### Your task
Only the number is needed: count the lines below that hold the string "void".

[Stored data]
· · · · · · ·
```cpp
int check_llama(const avllm_llama* m) {
    AV_CHECK_ARG(m && m->layer && m->embed && m->norm_w && m->lm_head, "llama: null model fields");
    AV_CHECK_ARG(m->d % m->heads == 0 && m->d % 64 == 0 && m->ffn % 64 == 0, "llama: d=%d ffn=%d must be multiples of 64", m->d, m->ffn);
    AV_CHECK_ARG(m->layers > 0 && m->layers <= 256, "llama: layers=%d", m->layers);
    AV_CHECK_ARG(m->kv_heads >= 0 && (m->kv_heads == 0 || m->heads % m->kv_heads == 0), "llama: heads=%d kv_heads=%d", m->heads, m->kv_heads);
    return AV_OK;
}
inline int llama_kv_heads(const avllm_llama* m) { return m->kv_heads > 0 ? m->kv_heads : m->heads; }
inline int llama_dkv(const avllm_llama* m) { return llama_kv_heads(m) * (m->d / m->heads); }
inline int llama_qw(const avllm_llama* m) { return m->d + 2 * llama_dkv(m); }
inline int llama_off(const avllm_llama* m, int j) { return j == 0 ? 0 : (j == 1 ? m->d : m->d + llama_dkv(m)); }
inline int llama_wid(const avllm_llama* m, int j) { return j == 0 ? m->d : llama_dkv(m); }
// ... 242 lines not shown
        AV_TRY(av_rmsnorm_bwd(w.dxn, resid[m->layers], m->norm_w, w.rstd_f, nullptr, w.dres, M, d, dt, st));
    }
    for (int l = layer_hi; l >= layer_lo; --l) {
        const avllm_llama_layer& P = m->layer[l];
        LlamaLayerAct& a = act[l];
        AV_CHECK_ARG(P.wqkv_t && P.wo_t && P.wgu_t && P.wdown_t, "llama_lora_bwd: layer %d has no transposed weights", l);
        g = gemm_desc(dt, w.dres, d, P.wdown_t, d, w.dhmid, f, M, f, d);
        AV_TRY(av_gemm(&g, st));
        AV_TRY(av_swiglu_bwd(w.dhmid, a.gu, w.dgu, M, f, dt, st));
        g = gemm_desc(dt, w.dgu, 2 * f, P.wgu_t, 2 * f, w.dxn, d, M, d, 2 * f);
        AV_TRY(av_gemm(&g, st));
        AV_TRY(av_rmsnorm_bwd(w.dxn, a.h1, P.ln2_w, a.rstd2, w.dres, w.dres, M, d, dt, st));
        const avllm_lora_mod& lo = P.lora[3];
        g = gemm_desc(dt, w.dres, d, P.wo_t, d, w.datt, d, M, d, d);
        if (lo.A_pad) {
            AV_TRY(av_gemm_tn(w.dres, d, d, a.to, AVLLM_LORA_PAD, R, M, lo.gB, R, 1.0f, dt, st));
            avllm_gemm_desc gt = gemm_desc(dt, w.dres, d, lo.BT_pad, d, w.dto, AVLLM_LORA_PAD, M, AVLLM_LORA_PAD, d);
            gt.alpha = sc; gt.n_valid = R;
            AV_TRY(av_gemm(&gt, st));
            const void* xin = a.att;
            if (drop && !fuse_drop) { AV_TRY(av_dropout(a.att, w.xd, M, d, m->dropout_seed + 4u * l + 3, m->lora_dropout, dt, st, m->dropout_seed_dev)); xin = w.xd; }
            AV_TRY(av_gemm_tn(w.dto, AVLLM_LORA_PAD, R, xin, d, d, M, lo.gA, d, 1.0f, dt, st, m->dropout_seed + 4u * l + 3,
                              fuse_drop ? m->lora_dropout : 0.f, m->dropout_seed_dev));
            if (!drop) { g.A2 = w.dto; g.lda2 = AVLLM_LORA_PAD; g.B2 = lo.AT_pad; g.ldb2 = lo.ld_at; g.K2 = AVLLM_LORA_PAD; }
        }
        AV_TRY(av_gemm(&g, st));
        if (lo.A_pad && drop) {
            const void* Tp[1] = {w.dto}; const void* Ap[1] = {lo.AT_pad};
            const long lt[1] = {AVLLM_LORA_PAD}, la[1] = {lo.ld_at};
            const uint32_t sd[1] = {m->dropout_seed + 4u * l + 3};
            if (fuse_drop && av_lora_dx_masked_supported(dt, d, R, lt, la, 1, d, d)) {
                AV_TRY(av_lora_dx_masked(Tp, lt, Ap, la, sd, 1, R, w.datt, d, w.datt, d, M, d, m->lora_dropout, m->dropout_seed_dev, dt, st));
            } else {
            avllm_gemm_desc gm = gemm_desc(dt, w.dto, AVLLM_LORA_PAD, lo.AT_pad, lo.ld_at, w.datt, d, M, d, AVLLM_LORA_PAD);
            gm.R = w.datt; gm.ldr = d; gm.drop_seed = m->dropout_seed + 4u * l + 3; gm.drop_p = m->lora_dropout; gm.seed_dev = m->dropout_seed_dev;
            AV_TRY(av_gemm(&gm, st));
            }
        }
        const char* qkv = (const char*)a.qkv;
        char* dqkv = (char*)w.dqkv;
        const bool fuse_rope = av_attention_bwd_fuses_rope(dt, hd, 0);
        AV_TRY(av_attention_bwd(qkv, qkv + (size_t)d * es, qkv + (size_t)(d + dkv) * es, a.att, w.datt, a.lse, dqkv, dqkv + (size_t)d * es,
                                dqkv + (size_t)(d + dkv) * es, w.delta, B, S, H, hd, qw, qw, qw, d, qw, qw, qw,
                                1.0f / sqrtf((float)hd), 1, dt, 0, st, Hkv, fuse_rope ? w.rope_tab : nullptr));
        if (!fuse_rope) AV_TRY(av_rope_tab(dqkv, qw, M, S, H + Hkv, hd, w.rope_tab, 1, dt, st));
        bool any = false, contiguous = true;
        const bool batch_bwd = dt == AV_BF16 && P.lora[0].A_pad && P.lora[1].A_pad && P.lora[2].A_pad && (!drop || fuse_drop) && d % 256 == 0 &&
                               dkv % 256 == 0 && av_lora_batch_supported(dt, R, 3) && !av_knob(AV_KNOB_LORA_UNBATCHED);
        if (batch_bwd) {
            any = true;
            const void* Tq[3]; long ltq[3]; float* gBp[3]; long lgb[3]; int c0[3], nc[3];
            const void* dyp[3]; long ldy[3]; int Kd[3]; const void* BTp[3]; long lbt[3]; void* dtp[3]; long ldt3[3];
            const void* dtc[3]; float* gAp[3]; long lga[3]; uint32_t sd[3];
            for (int j = 0; j < 3; ++j) {
                const avllm_lora_mod& lj = P.lora[j];
                Tq[j] = (char*)a.tqkv + (size_t)j * AVLLM_LORA_PAD * es; ltq[j] = 3 * AVLLM_LORA_PAD; gBp[j] = lj.gB; lgb[j] = R;
                c0[j] = llama_off(m, j); nc[j] = llama_wid(m, j);
                dyp[j] = dqkv + (size_t)llama_off(m, j) * es; ldy[j] = qw; Kd[j] = llama_wid(m, j); BTp[j] = lj.BT_pad; lbt[j] = llama_wid(m, j);
                dtp[j] = (char*)w.dtqkv + (size_t)j * AVLLM_LORA_PAD * es; ldt3[j] = 3 * AVLLM_LORA_PAD; dtc[j] = dtp[j];
                gAp[j] = lj.gA; lga[j] = d; sd[j] = m->dropout_seed + 4u * l + j;
                if (lj.ld_at != 3 * AVLLM_LORA_PAD ||
                    (const char*)lj.AT_pad != (const char*)P.lora[0].AT_pad + (size_t)j * AVLLM_LORA_PAD * es) contiguous = false;
            }
            AV_TRY(av_gemm_tn_multi(dqkv, qw, qw, Tq, ltq, gBp, lgb, c0, nc, nullptr, 3, R, M, 1.0f, 0.f, nullptr, 0, dt, st));
            AV_TRY(av_lora_rank3(dyp, ldy, Kd, BTp, lbt, dtp, ldt3, nullptr, 3, M, R, sc, 0.f, nullptr, 0, dt, st));
            AV_TRY(av_gemm_tn_multi(a.xn1, d, d, dtc, ldt3, gAp, lga, nullptr, nullptr, sd, 3, R, M, 1.0f, drop ? m->lora_dropout : 0.f,
                                    m->dropout_seed_dev, 1, dt, st));
        } else
        for (int j = 0; j < 3; ++j) {
            const avllm_lora_mod& lj = P.lora[j];
            if (!lj.A_pad) { contiguous = false; continue; }
            any = true;
            const char* dy = dqkv + (size_t)llama_off(m, j) * es;
            const int wj = llama_wid(m, j);
            char* dtj = (char*)w.dtqkv + (size_t)j * AVLLM_LORA_PAD * es;
            AV_TRY(av_gemm_tn(dy, qw, wj, (char*)a.tqkv + (size_t)j * AVLLM_LORA_PAD * es, 3 * AVLLM_LORA_PAD, R, M, lj.gB, R, 1.0f, dt, st));
            avllm_gemm_desc gt = gemm_desc(dt, dy, qw, lj.BT_pad, wj, dtj, 3 * AVLLM_LORA_PAD, M, AVLLM_LORA_PAD, wj);
            gt.alpha = sc; gt.n_valid = R;
            AV_TRY(av_gemm(&gt, st));
            const void* xin = a.xn1;
// ... 226 lines not shown
```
· · · · · · ·
### Task result
6